Flow forming is an advanced manufacturing process that gives cast aluminum wheels the strength and quality of forged wheels. It uses hydraulic rollers and high pressure to shape the inner rim, forcing the aluminum to match a steel tool. This method stretches a small amount of aluminum along the tool to form the rear barrel, using less material. As a result, flow-formed wheels are stronger, lighter, and more precise than those made with traditional casting.
- 1: The wheel face, including the center spokes and outer lip, is made using low-pressure die-casting. The rear barrel is not cast at this stage but will be formed later during the heated rotary forging process.
- 2: The rear barrel of the wheel is heated, and hydraulic rollers apply pressure to spread the aluminum. With even pressure, the barrel is shaped using a precise program and a rotating drum die.
- 3: The hydraulic rollers keep applying pressure until the barrel reaches its final width. At the end, the rear lip of the barrel is formed.

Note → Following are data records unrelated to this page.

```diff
@@ -793,6 +798,7 @@
 
 extern "C" int mxm_encode_rows(const double *M, int64_t ldm, int64_t R, int32_t H, uint8_t *rec, size_t rec_bytes,
                                int64_t *rec_off, int32_t *ndist, double *rowmax, int64_t *stats, void *stream) {
+    MXM_ENTER();
     if (R <= 0 || H <= 0 || ldm < H) return fail(-1, "mxm_encode_rows: bad shape R=%lld H=%d", (long long)R, H);
     if (!mxm_linear_supported(H) || (reinterpret_cast<uintptr_t>(M) & 7) != 0)
         return fail(-1, "mxm_encode_rows: needs H in [65, 8192] (H=%d ldm=%lld)", H, (long long)ldm);
@@ -809,10 +815,12 @@
     const bool ok = dispatch_width<8>(nch, [&](auto n) {
         constexpr int NCH = decltype(n)::value;
         unsigned long long *st = reinterpret_cast<unsigned long long *>(stats);
-        hipLaunchKernelGGL((encode_rows_kernel<NCH>), dim3(grid), dim3(ENC_THREADS), 0, s, M, ldm, R, (int)H, ldc, rec,
-                           (int64_t)rec_bytes, rec_off, ndist, rowmax, st);
-        hipLaunchKernelGGL((encode_wide_rows_kernel<NCH>), dim3(grid_w), dim3(ENC_THREADS), 0, s, M, ldm, R, (int)H, ldc, rec,
-                           (int64_t)rec_bytes, rec_off, ndist, rowmax, st);
+        const auto first = T.row_encoder == 1 ? encode_rows_list_kernel<NCH> : encode_rows_kernel<NCH>;
+        const auto second = T.row_encoder == 1 ? encode_wide_rows_list_kernel<NCH> : encode_wide_rows_kernel<NCH>;
+        hipLaunchKernelGGL(first, dim3(grid), dim3(ENC_THREADS), 0, s, M, ldm, R, (int)H, ldc, rec, (int64_t)rec_bytes, rec_off,
+                           ndist, rowmax, st);
+        hipLaunchKernelGGL(second, dim3(grid_w), dim3(ENC_THREADS), 0, s, M, ldm, R, (int)H, ldc, rec, (int64_t)rec_bytes, rec_off,
+                           ndist, rowmax, st);
     });
     if (!ok) return fail(-1, "mxm_encode_rows: H=%d outside the kernel's range", H);
     HIP_TRY(hipGetLastError());
```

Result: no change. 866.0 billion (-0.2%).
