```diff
@@ -617,7 +648,9 @@
     }
 }
 
-WT_D bool coop_ray_query(const scene_t& sc, vec3 ro, vec3 rd, const range_t& range, coop_shared_t& sh, ray_hit_t& rec) {
+WT_D bool coop_ray_query(const scene_t& sc, vec3 ro_, vec3 rd_, const range_t& range_, coop_shared_t& sh, ray_hit_t& rec) {
+    const vec3 ro = uniform(ro_), rd = uniform(rd_);
+    const range_t range = uniform(range_);
     const int lane = threadIdx.x & 63;
     const int grp = lane >> 3, sub = lane & 7;
     rec.dist = WT_INF;
@@ -625,7 +658,7 @@
     rec.bx = rec.by = 0.f;
     rec.front_face = 0;
     if (sc.n_nodes == 0) return false;
-    const vec3 rinvd{1.f / rd.x, 1.f / rd.y, 1.f / rd.z};
+    const vec3 rinvd = uniform(vec3{1.f / rd.x, 1.f / rd.y, 1.f / rd.z});
     const bool sx = __builtin_signbit(rinvd.x), sy = __builtin_signbit(rinvd.y), sz = __builtin_signbit(rinvd.z);
     int s = 1;
     uint32_t leaf_total = 0;
@@ -696,8 +729,8 @@
             while (m) {
                 const int src = __ffsll((long long)m) - 1;
                 m &= m - 1;
-                uint32_t c = (uint32_t)__shfl((int)cnt, src, 64);
-                const uint32_t t = (uint32_t)__shfl((int)t0, src, 64);
+                uint32_t c = uniform((uint32_t)__shfl((int)cnt, src, 64));
+                const uint32_t t = uniform((uint32_t)__shfl((int)t0, src, 64));
                 if (c > kCoopLeafTris) c = kCoopLeafTris;
                 for (uint32_t q = (uint32_t)lane; q < c; q += 64u) sh.tri_buf[leaf_total + q] = t + q;
                 leaf_total += c;
@@ -726,14 +759,14 @@
             }
             const unsigned long long mask = __ballot(hit);
             if (mask) {
-                const float dm = wave_min(d);
+                const float dm = uniform(wave_min(d));
                 const unsigned long long m2 = __ballot(hit && d == dm);
                 const int src = __ffsll((long long)m2) - 1;
                 rec.dist = dm;
-                rec.tuid = (uint32_t)__shfl((int)tuid, src, 64);
-                rec.bx = __shfl(ht.bx, src, 64);
-                rec.by = __shfl(ht.by, src, 64);
-                rec.front_face = (uint32_t)__shfl((int)ff, src, 64);
+                rec.tuid = uniform((uint32_t)__shfl((int)tuid, src, 64));
+                rec.bx = uniform(__shfl(ht.bx, src, 64));
+                rec.by = uniform(__shfl(ht.by, src, 64));
+                rec.front_face = uniform((uint32_t)__shfl((int)ff, src, 64));
             }
         }
         leaf_total = 0;
@@ -747,11 +780,15 @@
     return true;
 }
 
-WT_D trav_result_t coop_traverse(const scene_t& sc, const cone_t& envelope, float lambda_m, float distance, bool force_ray_tracing,
+WT_D trav_result_t coop_traverse(const scene_t& sc, const cone_t& envelope_, float lambda_m_, float distance_, bool force_ray_tracing,
                                               coop_shared_t& sh, const uint_list_t& tris, unsigned long long* prof = nullptr, bool resume = false,
-                                              uint32_t seg0 = 0, float dist0 = 0.f, uint32_t nray0 = 0, uint32_t ncone0 = 0, const ray_hit_t* axis = nullptr,
-                                              bool primary_always = false, bool probe_resumed = true, uint32_t short_tuid = kInvalid,
-                                              uint32_t origin_tuid = kInvalid, bool use_cache = true) {
+                                              uint32_t seg0_ = 0, float dist0 = 0.f, uint32_t nray0 = 0, uint32_t ncone0 = 0, const ray_hit_t* axis = nullptr,
+                                              bool primary_always = false, bool probe_resumed = true, uint32_t short_tuid_ = kInvalid,
+                                              uint32_t origin_tuid_ = kInvalid, bool use_cache = true) {
+    const cone_t envelope = uniform(envelope_);
+    const float lambda_m = uniform(lambda_m_), distance = uniform(distance_);
+    const uint32_t seg0 = uniform(seg0_), origin_tuid = uniform(origin_tuid_);
+    uint32_t short_tuid = uniform(short_tuid_);
 #ifdef WTGPU_COOP_PROF
 #define WT_COOP_PROF(i, t0_)
 #else
@@ -771,13 +808,17 @@
     r.pdist = 0.f;
     r.ntris = 0;
     r.overflow = 0;
-    r.n_ray_queries = resume ? nray0 : 0u;
-    r.n_cone_queries = resume ? ncone0 : 0u;
+    r.n_ray_queries = resume ? uniform(nray0) : 0u;
+    r.n_cone_queries = resume ? uniform(ncone0) : 0u;
     const vec3 ro = envelope.o, rd = envelope.d;
     ray_hit_t ah;
     bool axis_hit;
     if (axis) {
-        ah = *axis;
+        ah.dist = uniform(axis->dist);
+        ah.tuid = uniform(axis->tuid);
+        ah.bx = uniform(axis->bx);
+        ah.by = uniform(axis->by);
+        ah.front_face = uniform(axis->front_face);
         axis_hit = ah.tuid != kInvalid;
     } else {
         r.n_ray_queries++;
@@ -798,22 +839,22 @@
         if (axis_hit) ballistic_hit();
         return r;
     }
-    float dist = resume ? dist0 : 0.f;
+    float dist = resume ? uniform(dist0) : 0.f;
     for (uint32_t seg = resume ? seg0 : 0u;; ++seg) {
-        const float ballistic_dist = max_ballistic_distance(lambda_m, seg, 0.f);
+        const float ballistic_dist = uniform(max_ballistic_distance(lambda_m, seg, 0.f));
         if (!(resume && seg == seg0)) {
             if (axis_hit && ah.dist <= fminf_(distance, dist + ballistic_dist * kBallisticScale)) {
                 ballistic_hit();
                 return r;
             }
-            dist += ballistic_dist;
+            dist = uniform(dist + ballistic_dist);
             if (ballistic_dist == WT_INF || dist >= distance) return r;
         }
-        const float min_df_prog = cone_axes(envelope, dist).x / 2.f;
+        const float min_df_prog = uniform(cone_axes(envelope, dist).x / 2.f);
         cone_hit_t ch;
         r.n_cone_queries++;
         const long long tp0 = prof ? clock64() : 0;
-        const range_t thin{dist, fminf_(distance, dist + min_df_prog)};
+        const range_t thin{dist, uniform(fminf_(distance, dist + min_df_prog))};
         bool near_hit = false;
         for (int c = 0; c < 2 && !near_hit; ++c) {
             const uint32_t cand = c == 0 ? short_tuid : origin_tuid;
@@ -830,7 +871,7 @@
         WT_COOP_PROF(1, tp0)
         if (near_hit) continue;
         const long long tc0 = prof ? clock64() : 0;
-        const float cone_max = axis_hit ? fminf_(distance, cone_axis_bound(envelope, ah.dist)) : distance;
+        const float cone_max = axis_hit ? uniform(fminf_(distance, cone_axis_bound(envelope, ah.dist))) : distance;
         coop_cone(sc, envelope, range_t{dist, cone_max}, kMajorAxisToZScale, sh, tris, ch, prof, min_df_prog);
         WT_COOP_PROF(2, tc0)
         if (ch.too_short) {
diff --git a/wave_tracer_amd/csrc/wtgpu.hip b/wave_tracer_amd/csrc/wtgpu.hip
--- a/wave_tracer_amd/csrc/wtgpu.hip
+++ b/wave_tracer_amd/csrc/wtgpu.hip
@@ -125,7 +125,12 @@
                     HP_LAUNCH(k_trace_refill, dim3(g0), dim3(kBlock), 0, st_, a, in, first, round);
             }
             rec(r, st_);
-            if (sf <= 1 && dbg_stage >= 3 + 3 * (int)round) HP_LAUNCH(k_trace_heavy, dim3(gh), dim3(64), 0, st_, a);
+            if (sf <= 1 && dbg_stage >= 3 + 3 * (int)round) {
+                if (a.profile == 2)
+                    HP_LAUNCH(k_trace_heavy_prof, dim3(gh), dim3(64), 0, st_, a);
+                else
+                    HP_LAUNCH(k_trace_heavy, dim3(gh), dim3(64), 0, st_, a);
+            }
             rec(r, st_);
             if (path_mode) {
                 if (round > 0) HP_LAUNCH(k_path_fsd, dim3(gh), dim3(64), 0, st_, a, ps, round);
diff --git a/wave_tracer_amd/csrc/wtgpu_kernels.h b/wave_tracer_amd/csrc/wtgpu_kernels.h
--- a/wave_tracer_amd/csrc/wtgpu_kernels.h
+++ b/wave_tracer_amd/csrc/wtgpu_kernels.h
@@ -24,7 +24,7 @@
 #define WTGPU_LB_TRACE 3
 #endif
 #ifndef WTGPU_LB_HEAVY
-#define WTGPU_LB_HEAVY 2
+#define WTGPU_LB_HEAVY 3
 #endif
 #ifndef WTGPU_LB_INTERACT
 #define WTGPU_LB_INTERACT 3
@@ -294,6 +294,7 @@
 __global__ void k_tr_policy(launch_args_t a, uint32_t it);
 __global__ void k_tr_tail(launch_args_t a, uint32_t it);
 __global__ void k_trace_heavy(launch_args_t a);
+__global__ void k_trace_heavy_prof(launch_args_t a);
 __global__ void k_interact(launch_args_t a, int in, int first_round);
 __global__ void k_classify(launch_args_t a, int in, int first_round);
 __global__ void k_interact_diffuse(launch_args_t a, int in);
```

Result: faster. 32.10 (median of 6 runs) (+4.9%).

Flow forming offers many benefits. It improves the strength of aluminum and uses the material more efficiently. Compared to standard UTV wheel casting, flow-formed wheels are more precise, have a better surface finish, are harder, and have a better grain structure. This process makes UTV wheels both higher quality and more efficiently produced.
Grain Structure Matters
CNC machining is typically performed on a pre-worked (hardened) billet that already has grain flow. We use this process in our billet beadlock rings.
Cast UTV wheels do not have uniform grain structure, flow, or directional strength. During the casting process, slurry is poured into a mold, and as this slurry cools, dendrites form, eventually turning into grains. These grains are not uniform, as some may be small, large, coarse, and/or fine, which results in grain boundary voids. When there are voids in a manufactured component, this means that that component will have very little impact or fatigue resistance.
Flow forming aligns the grains in the aluminum to maximize strength, giving the wheels excellent resistance to fatigue and impact. By stretching the grain structure lengthwise, this process makes the aluminum much stronger. The direction of grain flow affects how the material handles stress and fatigue.